Two-photon absorption (TPA) is a promising technique for high density 3D-addressing for writing and read-out of data, provided that suitable two-photon sensitive materials facilitating fast recording and read-out will be developed.
Free-base porphyrins and other metal-free tetrapyrroles, such as phthalocyanies and naphthalocyanines possess a unique fast intrinsic photo-tautomerization mechanism, which consists in switching the position of a pair of protons in the core of the molecule. In the past photo-tautomerization was used for holographic storage, but can be also applied for bit-oriented volumetric information storage using laser-excited fluorescence for readout. However, the utility of the photo-tautomerization for two-photon storage was severely restricted so far by the fact that all known tetrapyrroles have rather low TPA cross section, with values not exceeding 1 - 10 GM (1GM = 10-50 cm4 s photon-1).

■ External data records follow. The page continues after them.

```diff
@@ -317,4 +341,32 @@
   }
 }
 
-}
+__device__ __forceinline__ void sample_steer_one(int tid, const SampleLaunch& P) {
+  const DevRound& dv = P.dv;
+  const int tc = tid < P.n ? tid : P.n - 1;
+  SampleCtl K{};
+  K.n = P.n;
+  int par = 0, a0 = 0, a1 = 0, key = 0, rnk = 0;
+  if (dv.ctrl) {
+    const int32_t* kp = dv.ord.hist ? dv.ord.slot_key : dv.act_slot;
+    const int32_t* rp = dv.ord.hist ? dv.ord.slot_rank : dv.act_slot;
+    a0 = dv.act_slot[tc]; a1 = dv.act_slot2[tc];
+    par = dv.slot_node[tc];
+    key = kp[tc]; rnk = rp[tc];
+    K = sample_ctl(dv.ctrl);
+    join_ctl_u(K);
+    join_v(a0, a1, par, key, rnk);
+  } else if (!P.center_in) {
+    par = P.parent[tc];
+  }
+  if (K.halt) return;
+  const bool valid = tid < K.n;
+  if (dv.ctrl && !(K.act_identity && K.round == 1)) par = dv.slot_node[valid ? (K.act_sel ? a1 : a0) : 0];
+  if (!valid) par = 0;
+  const bool ord_now = dv.ctrl && dv.ord.hist && K.ord_valid && K.round == 1 && tid < K.n_slots;
+  const SampleIn S = sample_fetch(valid ? tid : 0, par, K, P);
+  const int start = dv.ctrl && dv.ord.hist ? dv.ord.start[ord_now ? key : 0] : 0;
+  sample_finish(tid, valid, tid, par, S, ord_now ? start + rnk : -1, K, P);
+}
+
+}
```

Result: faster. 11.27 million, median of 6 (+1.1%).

Recently we have discovered a new class of porphyrins, where TPA cross section is dramatically amplified by certain chemical modification of the chemical structure, and that some of the new porphyrins have the ability of photo-tautomerization by simultaneous absorption of two photons. In this paper we discuss the photophysics and nonlinear optics of the new porphyrins that can lead to fast volumetric re-writable optical storage. We present a quantitative comparison of the new compounds with previously known TPA chromophores and introduce a merit figure, which takes into account both TPA cross-section as well as the efficiency of light-induced changes. We show the combination of high cross sections of two-photon absorption, up to 1000 GM in near-IR range of wavelength, with the fast photo-tautomerization, offers, for the first time, a sufficiently high merit figure needed for implementation of high-density, high speed volumetric two-photon re-writable optical storage.